The Warp and Woof of Genius
Dostoyevsky's Letters to his Wife. Translated by Elizabeth Hill and Doris Mudie, with an Introduction by Prince Miraky. (Constable. 21s.)
THE story of Dostoyevsky's artistic life is one of unbroken misery. It tells of a sullen fight against sickness, poverty, and that worst of all enemies, an unpractical personality. His wife's diary, published some years ago, showed us the woman's version of this tale of squalid grandeur. The diary, and her notes to these letters, reveal a quality, a relationship, which lifts up the whole situation, so that our disgust is changed to discomfort, our discomfort to awe, and our awe to reverence. We see how this self-effacing girl, married to a man twenty-five years older than herself, gradually insinuated her bourgeois standards of comfort, method, domestic order, and business sanity beneath the chaos and tumult of his inspired but diseased existence, until what was hectic became intermittent, a darkness broken by periods of light and calmness in which the poet was able to utilize the deep resources of his nature for the creation of work which might have been lost, had his later life remained in the desert of poverty and muddle.
The world knows the outlines of the story : how Dostoyevsky took his young wife from her quiet family circle, from home scenes and country, and left her, shrinking and pregnant, in lodgings in Dresden while he went on to Homburg to gamble away every kopeck they possessed, and even their clothes and wedding rings : how this mania continued for four years, fed by a fantastic resolution to discharge a debt for which the poet believed himself to be morally responsible. So the man was made ; his follies were often the outcome of exaggerated prudence or sensitiveness ; while his almost divine power of compassion would sometimes spring from bouts of marital sensuality to which he would refer in his letters with a disquieting lack of taste.

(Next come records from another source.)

__device__ inline void call_roles(const int* hist, const uint32_t* gapped , const int32_t* s_lvl , const PiscesTile& tile,
                                  int tile_index, const uint8_t* __restrict__ ref, int32_t ref_start, int64_t ref_len,
                                  PiscesCalledAllele* __restrict__ records, PiscesTileResult* __restrict__ tile_result,
                                  const DeviceParams& P, uint8_t* s_mask ,
                                  const uint8_t* s_refwin , VarScratch* vs)
{
    const int wave = threadIdx.x >> 6;
    if (wave == 3) return;
    const int l = threadIdx.x & 63;
    const int pos = tile.start_position + l;
    const uint8_t refb = s_refwin[kRefMargin + l];
    const bool in_ref = l < tile.n_loci && refb != 0;
    const int rt = in_ref ? allele_type_of_base(refb) : PISCES_ALLELE_N;
    const int64_t win_lo = (int64_t)ref_start - 1, win_hi = win_lo + ref_len;
    const int g = gapped ? (int)gapped[l] : 0;
    PiscesCalledAllele* const slots = records + (int64_t)tile_index * kSlotsPerTile + l * 4;

    uint32_t pass_mask = 0;
    if (in_ref && rt < 4 && !P.refs_only && !locus_is_dirty(P, pos)) {
        for (int k = 0; k < 4; k++) {
            const int a = allele_of_rank(k);
            if (a == rt) continue;
            if (hist[(a * 3 + 0) * kTile + l] + hist[(a * 3 + 1) * kTile + l] + hist[(a * 3 + 2) * kTile + l] == 0) continue;
            const PointCounts c = point_counts(hist, l, a, false, rt, g);
            if (variant_passes_frequency(c, P)) pass_mask |= 1u << k;
        }
    }
    const bool tile_has_variants = __ballot(pass_mask != 0) != 0ull;
    if (!tile_has_variants && wave != 0) return;

    bool ref_emitted = false;
    int ref_rank = 0;
    if (wave == 0) {
        if (in_ref && P.include_ref) {
            int all = 0;
#pragma unroll
            for (int c = 0; c < kFolded; c++) all += hist[c * kTile + l];
            if (P.emit_zero_cov || all > 0) {
                const int a = (rt < 4) ? rt : PISCES_ALLELE_N;
                ref_rank = (rt < 4) ? rank_of_allele(rt) : 0;
                const PointCounts c = point_counts(hist, l, a, true, rt, g);
                PiscesCalledAllele rec;
                (void)process_point_allele<true>(c, pos, a, true, rt, ref, win_lo, win_hi, P, rec, s_refwin, kRefMargin + l, nullptr, s_lvl ? &s_lvl[l] : nullptr);
                copy_record(&slots[ref_rank], &rec);
                ref_emitted = true;
            }
        }
    } else {
        for (int k = 0; k < 4; k++) {
            if (!(pass_mask & (1u << k))) continue;
            const int a = allele_of_rank(k);
            const PointCounts c = point_counts(hist, l, a, false, rt, g);
            const int slot = l * 4 + k;
            if (wave == 1) {
                vs->vq[slot] = !(c.support > 0 && c.total != 0) ? 0 : !s_lvl ? poisson_qscore(c.support, c.total, P)
                               : s_lvl[l] != kNoLevel ? poisson_qscore_e(c.support, c.total, window_err_of_level(s_lvl[l], P), P) : 0;
            } else if (c.support > 0) {
                const SbStats ov = sb_stats_of<true>(0, c.cov, c.sup, P), fw = sb_stats_of<true>(1, c.cov, c.sup, P),
                              rv = sb_stats_of<true>(2, c.cov, c.sup, P);
                vs->ov_var[slot] = ov.var_gt_zero;
                vs->fw_var[slot] = fw.var_gt_zero; vs->fw_fp[slot] = fw.false_pos;
                vs->rv_var[slot] = rv.var_gt_zero; vs->rv_fp[slot] = rv.false_pos;
            }
        }
    }
    uint32_t vmask = 0;
    if (tile_has_variants) {
        __syncthreads();
        if (wave == 2) return;
        if (wave == 1) {
            uint32_t mask = 0;
            for (int k = 0; k < 4; k++) {
                if (!(pass_mask & (1u << k))) continue;
                const int a = allele_of_rank(k);
                const int slot = l * 4 + k;
                const int vq = vs->vq[slot];
                if (vq < P.min_vq) continue;
                const PointCounts c = point_counts(hist, l, a, false, rt, g);
                SbResult sb = {0.0, 0, 0, 0};
                if (c.support > 0) {
                    SbStats ov, fw, rv;
                    ov.var_gt_zero = vs->ov_var[slot];
                    fw.var_gt_zero = vs->fw_var[slot]; fw.false_pos = vs->fw_fp[slot];
                    rv.var_gt_zero = vs->rv_var[slot]; rv.false_pos = vs->rv_fp[slot];
                    const int s2 = c.sup[2] / 2, c2 = c.cov[2] / 2;
                    fw.coverage = c.cov[0] + c2; fw.support = c.sup[0] + s2;
                    rv.coverage = c.cov[1] + c2; rv.support = c.sup[1] + s2;
                    ov.false_pos = 0; ov.coverage = 0; ov.support = 0;
                    sb = sb_combine(ov, fw, rv, P);
                }
                PiscesCalledAllele r;
                finish_allele(c, pos, a, false, rt, vq, sb, ref, win_lo, win_hi, P, r, s_refwin, kRefMargin + l, nullptr, nullptr, s_lvl ? &s_lvl[l] : nullptr);
                copy_record(&slots[k], &r);
                mask |= 1u << k;
            }
            s_mask[l] = (uint8_t)mask;
        }
        __syncthreads();
        if (wave == 1) return;
        vmask = s_mask[l];
    }

    const uint32_t valid = vmask ? vmask : (ref_emitted ? (1u << ref_rank) : 0u);
    const int n_callable = __popc(vmask) + (ref_emitted ? 1 : 0);
    int n_surv = __popc(valid), n_call_total = n_callable;
#pragma unroll
    for (int d = 32; d >= 1; d >>= 1) {
        n_surv += __shfl_xor(n_surv, d, 64);
        n_call_total += __shfl_xor(n_call_total, d, 64);
    }
    const int n_loci_called = __popcll(__ballot(valid != 0));
    uint32_t word = valid << ((l & 7) * 4);
    word |= __shfl_xor(word, 1, 64);
    word |= __shfl_xor(word, 2, 64);
    word |= __shfl_xor(word, 4, 64);
    if ((l & 7) == 0) tile_result->valid[l >> 3] = word;
    if (l == 0) {
        tile_result->record_begin = tile_index * kSlotsPerTile;
        tile_result->n_records = n_surv;
        tile_result->n_candidate_loci = n_loci_called;
        tile_result->n_called = n_call_total;
        if (P.totals) {
            unsigned long long* tt = P.totals + (size_t)(tile_index % kTotalShards) * kTotalStride;
            atomicAdd(&tt[0], (unsigned long long)n_surv);
            atomicAdd(&tt[1], (unsigned long long)n_loci_called);
            atomicAdd(&tt[2], (unsigned long long)n_call_total);
            atomicAdd(&tt[3], 1ull);
        }
    }
}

We are all compounded of material in which the black, grey, and white threads are closely interwoven : but Dostoyev- sky managed so to tangle and knot the threads, that the pattern wandered into confusion, the nice balance of vice and virtue, which makes a human personality, becoming so mingled that faults changed to energies even while their poison was working. It was, therefore, impossible to condemn the man according to any moral code fixed by adult standards. Nor will this collection of Dostoyevsky's letters to his wife help the reader to form a determined conception of his character. A person of prompt judgments, who demands certain automatic social and moral conformities from everybody, irrespective of the stress of circumstance and temperament—there are still such people—will glance through these wild effusions with bewilderment, and will conclude that the man was a selfish, morbid, insincere egoist, with no sense of dignity or manly restraint. According to such a judge's standards, this condemnation is justified. True criticism, however, goes deeper than justice, and one must look further, and with more than utilitarian mission, to discover in these letters a very impressive sincerity such as can be found only in people whose various selves and activities are unified by a compelling and inspired purpose.
Children have this inconsequential integrity ; and so has a man of genius, whose instincts and intuitions move on the lightning's back, carrying messages from the outlandish frontiers of conduct and experience to the central authority within the mind ; a system so swift that the ordinary shanks'- mare intelligence is confused by these far-fetched coherencies.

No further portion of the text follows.